Period Poverty and Humiliation

Women in every corner of the globe experience period poverty and psychological trauma. In India, 88% of women still rely on cloths, rags, hay, ash, and even leaves to manage their periods. When their menstruation begins for the first time, over 23 million girls in India drop out of school each year when they start menstruating. 71% do not know what a period is when they get it. Those who remain miss an average of five days of school per month because of their periods.

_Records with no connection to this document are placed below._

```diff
diff --git a/insar_unet_ca_amd/tape.py b/insar_unet_ca_amd/tape.py
--- a/insar_unet_ca_amd/tape.py
+++ b/insar_unet_ca_amd/tape.py
@@ -129,7 +129,7 @@
         from . import engine
         bn = tuple((m.momentum, m.eps) for m in self.bn_modules)
         flags = (engine.BSTAT_FUSE, engine.BSTAT_C64, engine.COEF_SIMPLE, engine.COEF_FUSE, engine.SPLIT_COEF, engine.POOL_FUSE,
-                 engine.OUTC_FUSE, engine.OUTC_WGRAD_FUSE, engine.PREP_SIDE, engine.SMALL_WGRAD_MAIN, engine.SMALL_WGRAD_FUSE, engine.WGRAD_LATE, engine.WGRAD_ROWS, engine.WGRAD_X, engine.WGRAD_Y, engine.WGRAD_K, engine.FLAT_PP, engine.FLAT2, engine.FLAT2_KMAX, engine.FLAT2_PERSIST,
+                 engine.OUTC_FUSE, engine.OUTC_WGRAD_FUSE, engine.PREP_SIDE, engine.FIRST_DIRECT, engine.BIAS_ROW_SUM, engine.SMALL_WGRAD_MAIN, engine.SMALL_WGRAD_FUSE, engine.WGRAD_LATE, engine.WGRAD_ROWS, engine.WGRAD_X, engine.WGRAD_Y, engine.WGRAD_K, engine.FLAT_PP, engine.FLAT2, engine.FLAT2_KMAX, engine.FLAT2_PERSIST,
                  engine.FLAT_PERSIST, engine.FLAT_ROWS, engine.IGEMM_PP, engine.WGRAD_FILL, engine.WGRAD_FILL_SMALL, engine.WGRAD_FILL_T, engine.WGRAD_FILL_DL, engine.WGRAD_GRID_CAP,
                  getattr(sys.modules.get(__package__ + ".deeplab"), "GATE_FUSE", None), getattr(sys.modules.get(__package__ + ".deeplab"), "GATE_STATS", None))
         return (which, self.sink.active if which == "b" else 0, hash(bn), hash(flags))
```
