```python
def conv_class_plan(nbr, groups=3, direct=False):
    L.require_device(nbr)
    nbr = _i32(nbr, "nbr")
    k, n = nbr.shape
    if direct:
        groups = 1
    lib = L.load()
    m_pad = int(lib.ts_conv_class_rows2(n, groups))
    dev = nbr.device
    src = torch.empty((k // groups, m_pad), dtype=torch.int32, device=dev)
    tile_info = torch.empty((max(m_pad // 128, 1), 2), dtype=torch.int32, device=dev)
    n_tiles = torch.empty(2, dtype=torch.int32, device=dev)
    pos = None if direct else torch.empty((groups, n), dtype=torch.int32, device=dev)
    rows = torch.empty(m_pad, dtype=torch.int32, device=dev) if direct else None
    ws = L.workspace(lib.ts_conv_class_plan_workspace_bytes(n), dev)
    L.check(lib.ts_conv_class_plan(L.ptr(nbr), n, k, groups, L.ptr(src), L.ptr(tile_info), L.ptr(n_tiles), L.ptr(pos), L.ptr(rows),
                                   L.ptr(ws), ws.numel(), L.stream()), "ts_conv_class_plan")
    return dict(src=src, tile_info=tile_info, n_tiles=n_tiles, pos=pos, rows=rows, m_pad=m_pad, n=n, K=k, groups=groups,
                mirror=0 if direct else 1, z_rows=0, map_id=None)


def conv_class_plan_pairs(nbmaps, nboffs, k, n_pairs):
    L.require_device(nbmaps, nboffs)
    nbmaps, nboffs = _i32(nbmaps, "nbmaps"), _i32(nboffs, "nboffs")
    lib = L.load()
    n = int(n_pairs)
    m_pad = int(lib.ts_conv_class_rows2(n, 1))
    dev = nbmaps.device
    src = torch.empty((k, m_pad), dtype=torch.int32, device=dev)
    tile_info = torch.empty((max(m_pad // 128, 1), 2), dtype=torch.int32, device=dev)
    n_tiles = torch.empty(2, dtype=torch.int32, device=dev)
    rows = torch.empty(m_pad, dtype=torch.int32, device=dev)
    ws = L.workspace(4 * (m_pad // 128) + 256, dev)
    L.check(lib.ts_conv_class_plan_pairs(L.ptr(nbmaps), L.ptr(nboffs), k, n, L.ptr(src), L.ptr(tile_info), L.ptr(n_tiles),
                                         L.ptr(rows), L.ptr(ws), ws.numel(), L.stream()), "ts_conv_class_plan_pairs")
    return dict(src=src, tile_info=tile_info, n_tiles=n_tiles, pos=None, rows=rows, m_pad=m_pad, n=n, K=k, groups=1, mirror=0,
                z_rows=0, map_id=None)


def conv_nbr_transposed(pos_in, nbmaps, k):
    L.require_device(pos_in, nbmaps)
    pos_in, nbmaps = _i32(pos_in, "pos_in"), _i32(nbmaps, "nbmaps")
    n_in = pos_in.shape[1]
    out = torch.empty((k, n_in), dtype=torch.int32, device=pos_in.device)
    L.check(L.load().ts_conv_nbr_transposed(L.ptr(pos_in), L.ptr(nbmaps), k, n_in, L.ptr(out), L.stream()),
            "ts_conv_nbr_transposed")
    return out


def class_plan_struct(plan):
    st = plan.get("_struct")
    if st is None:
        mid = plan.get("map_id")
        st = L.TsClassPlan(L.ptr(plan["src"]), L.ptr(plan["tile_info"]), L.ptr(plan["n_tiles"]), L.ptr(plan["pos"]),
                           L.ptr(plan["rows"]), plan["n"], plan["m_pad"], int(plan.get("z_rows") or 0), plan["K"], plan["groups"],
                           plan["mirror"], None if mid is None else mid.data_ptr())
        plan["_struct"] = st
    return st


def conv_class_gemm(feat, kernel, plan, weight_transposed=False):
    L.require_device(feat, kernel)
    feat, kernel = _f32(feat, "feat"), _f32(kernel, "kernel")
    k, c_in, c_out = kernel.shape
    c_red, cols = (c_out, c_in) if weight_transposed else (c_in, c_out)
    if feat.shape[1] != c_red:
        raise ValueError(f"conv_class_gemm: feat has {feat.shape[1]} channels, the product reduces over {c_red}")
    direct = plan["rows"] is not None
    zp = torch.empty((plan["n"] if direct else plan["m_pad"], cols), dtype=torch.float32, device=feat.device)
    with _Timed("class_gemm", name=f"class_gemm_kernel<{_tile_cols(cols)}>", pairs=int(plan.get("pairs", 0)), c_red=c_red,
                c_out=cols, k=k, esize=4, n_rows=feat.shape[0], z_rows=0 if direct else int(plan.get("z_rows") or plan["m_pad"]),
                out_rows=plan["n"] if direct else 0):
        L.check(L.load().ts_conv_class_gemm(L.ptr(feat), c_red, L.ptr(kernel), k, plan["groups"], cols, L.ptr(plan["src"]),
                                            plan["m_pad"], L.ptr(plan["tile_info"]), L.ptr(plan["n_tiles"]),
                                            1 if weight_transposed else 0, plan["mirror"], L.ptr(plan["rows"]), L.ptr(zp),
                                            L.stream()), "ts_conv_class_gemm")
    return zp


def _z_moves(plan):
    z = int(plan.get("z_rows") or plan["m_pad"])
    return 2 * max(0, z - (plan["n"] + 127) // 128 * 128)


def class_finish_pays(n, half=False):
    return bool(L.load().ts_conv_class_finish_pays(int(n), 1 if half else 0))


def conv_class_conv(feat, kernel, plan, weight_transposed=False, addend=None):
    L.require_device(feat, kernel)
    feat, kernel = _f32(feat, "feat"), _f32(kernel, "kernel")
    k, c_in, c_out = kernel.shape
    c_red, cols = (c_out, c_in) if weight_transposed else (c_in, c_out)
    if feat.shape[1] != c_red:
        raise ValueError(f"conv_class_conv: feat has {feat.shape[1]} channels, the product reduces over {c_red}")
    if plan["rows"] is not None or plan["groups"] != 3:
        raise ValueError("conv_class_conv: a three-group pass-2 plan is needed")
    if addend is not None:
        addend = _f32(addend, "addend")
        if addend.shape != (plan["n"], cols):
            raise ValueError(f"conv_class_conv: addend shape {tuple(addend.shape)} != {(plan['n'], cols)}")
    zp = torch.empty((plan["m_pad"], cols), dtype=torch.float32, device=feat.device)
    out = torch.empty((plan["n"], cols), dtype=torch.float32, device=feat.device)
    with _Timed("class_gemm", name=f"class_gemm_kernel<{_tile_cols(cols)}>", pairs=int(plan.get("pairs", 0)), c_red=c_red,
                c_out=cols, k=k, esize=4, n_rows=feat.shape[0], z_rows=_z_moves(plan), out_rows=plan["n"]):
        L.check(L.load().ts_conv_class_conv(L.ptr(feat), c_red, L.ptr(kernel), k, 3, cols, L.ptr(plan["src"]), plan["m_pad"],
                                            L.ptr(plan["tile_info"]), L.ptr(plan["n_tiles"]), 1 if weight_transposed else 0,
                                            plan["mirror"], L.ptr(plan["pos"]), plan["n"], L.ptr(addend), L.ptr(zp), L.ptr(out),
                                            L.stream()), "ts_conv_class_conv")
    return out


def conv_class_conv_f16(feat, w16, plan, weight_transposed=False, addend=None):
    L.require_device(feat, w16)
    if feat.dtype != torch.float16 or w16.dtype != torch.float16 or (addend is not None and addend.dtype != torch.float16):
        raise TypeError("conv_class_conv_f16: half tensors expected")
    feat, w16 = feat.contiguous(), w16.contiguous()
    k, c_in, c_out = w16.shape
    c_red, cols = (c_out, c_in) if weight_transposed else (c_in, c_out)
    if feat.shape[1] != c_red:
        raise ValueError(f"conv_class_conv_f16: feat has {feat.shape[1]} channels, the product reduces over {c_red}")
    if plan["rows"] is not None or plan["groups"] != 3:
        raise ValueError("conv_class_conv_f16: a three-group pass-2 plan is needed")
    if addend is not None:
        addend = addend.contiguous()
        if addend.shape != (plan["n"], cols):
            raise ValueError(f"conv_class_conv_f16: addend shape {tuple(addend.shape)} != {(plan['n'], cols)}")
    zp = torch.empty((plan["m_pad"], cols), dtype=torch.float16, device=feat.device)
    out = torch.empty((plan["n"], cols), dtype=torch.float16, device=feat.device)
    with _Timed("class_gemm", name=f"class_gemm_kernel<{_tile_cols(cols)}>", pairs=int(plan.get("pairs", 0)), c_red=c_red,
                c_out=cols, k=k, esize=2, n_rows=feat.shape[0], z_rows=_z_moves(plan), out_rows=plan["n"]):
        L.check(L.load().ts_conv_class_conv_f16(L.ptr(feat), c_red, L.ptr(w16), k, 3, cols, L.ptr(plan["src"]), plan["m_pad"],
                                                L.ptr(plan["tile_info"]), L.ptr(plan["n_tiles"]), 1 if weight_transposed else 0,
                                                plan["mirror"], L.ptr(plan["pos"]), plan["n"], L.ptr(addend), L.ptr(zp),
                                                L.ptr(out), L.stream()), "ts_conv_class_conv_f16")
    return out


def conv_class_gemm_f16(feat, w16, plan, weight_transposed=False):
    L.require_device(feat, w16)
    if feat.dtype != torch.float16 or w16.dtype != torch.float16:
        raise TypeError("conv_class_gemm_f16: half tensors expected")
    feat, w16 = feat.contiguous(), w16.contiguous()
    k, c_in, c_out = w16.shape
    c_red, cols = (c_out, c_in) if weight_transposed else (c_in, c_out)
    if feat.shape[1] != c_red:
        raise ValueError(f"conv_class_gemm_f16: feat has {feat.shape[1]} channels, the product reduces over {c_red}")
    direct = plan["rows"] is not None
    zp = torch.empty((plan["n"] if direct else plan["m_pad"], cols), dtype=torch.float16, device=feat.device)
    with _Timed("class_gemm", name=f"class_gemm_kernel<{_tile_cols(cols)}>", pairs=int(plan.get("pairs", 0)), c_red=c_red,
                c_out=cols, k=k, esize=2, n_rows=feat.shape[0], z_rows=0 if direct else int(plan.get("z_rows") or plan["m_pad"]),
                out_rows=plan["n"] if direct else 0):
        L.check(L.load().ts_conv_class_gemm_f16(L.ptr(feat), c_red, L.ptr(w16), k, plan["groups"], cols, L.ptr(plan["src"]),
                                                plan["m_pad"], L.ptr(plan["tile_info"]), L.ptr(plan["n_tiles"]),
                                                1 if weight_transposed else 0, plan["mirror"], L.ptr(plan["rows"]), L.ptr(zp),
# ... 317 lines not shown
```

Western Nepalese women face one of the greatest struggles when they begin getting their period due to the practice of Chhaupadi which is a custom that requires women to be confined to a menstruation hut during their period, and for up to 2 weeks after giving birth. This custom poses a danger to women’s lives, with women dying from smoke inhalation, attacks from wild animals, and serious illnesses like dehydration. Women who observe this practice often spend their period in a cow shed that doubles as a menstruation hut, which many would consider humiliating among other things.

In Canada, menstruators spend up to $6,000 in their lifetime on menstrual hygiene products, with people in rural communities paying double the price for the same products found in larger cities. This means that low-income people and people on social assistance find it difficult to allocate money towards this unavoidable necessity. In only 2015, Canada eliminated the tax on period products however, the high cost of menstrual products still causes these essential items to be out of reach for homeless, low-income, and marginalized women. And women in prison are a whole other topic.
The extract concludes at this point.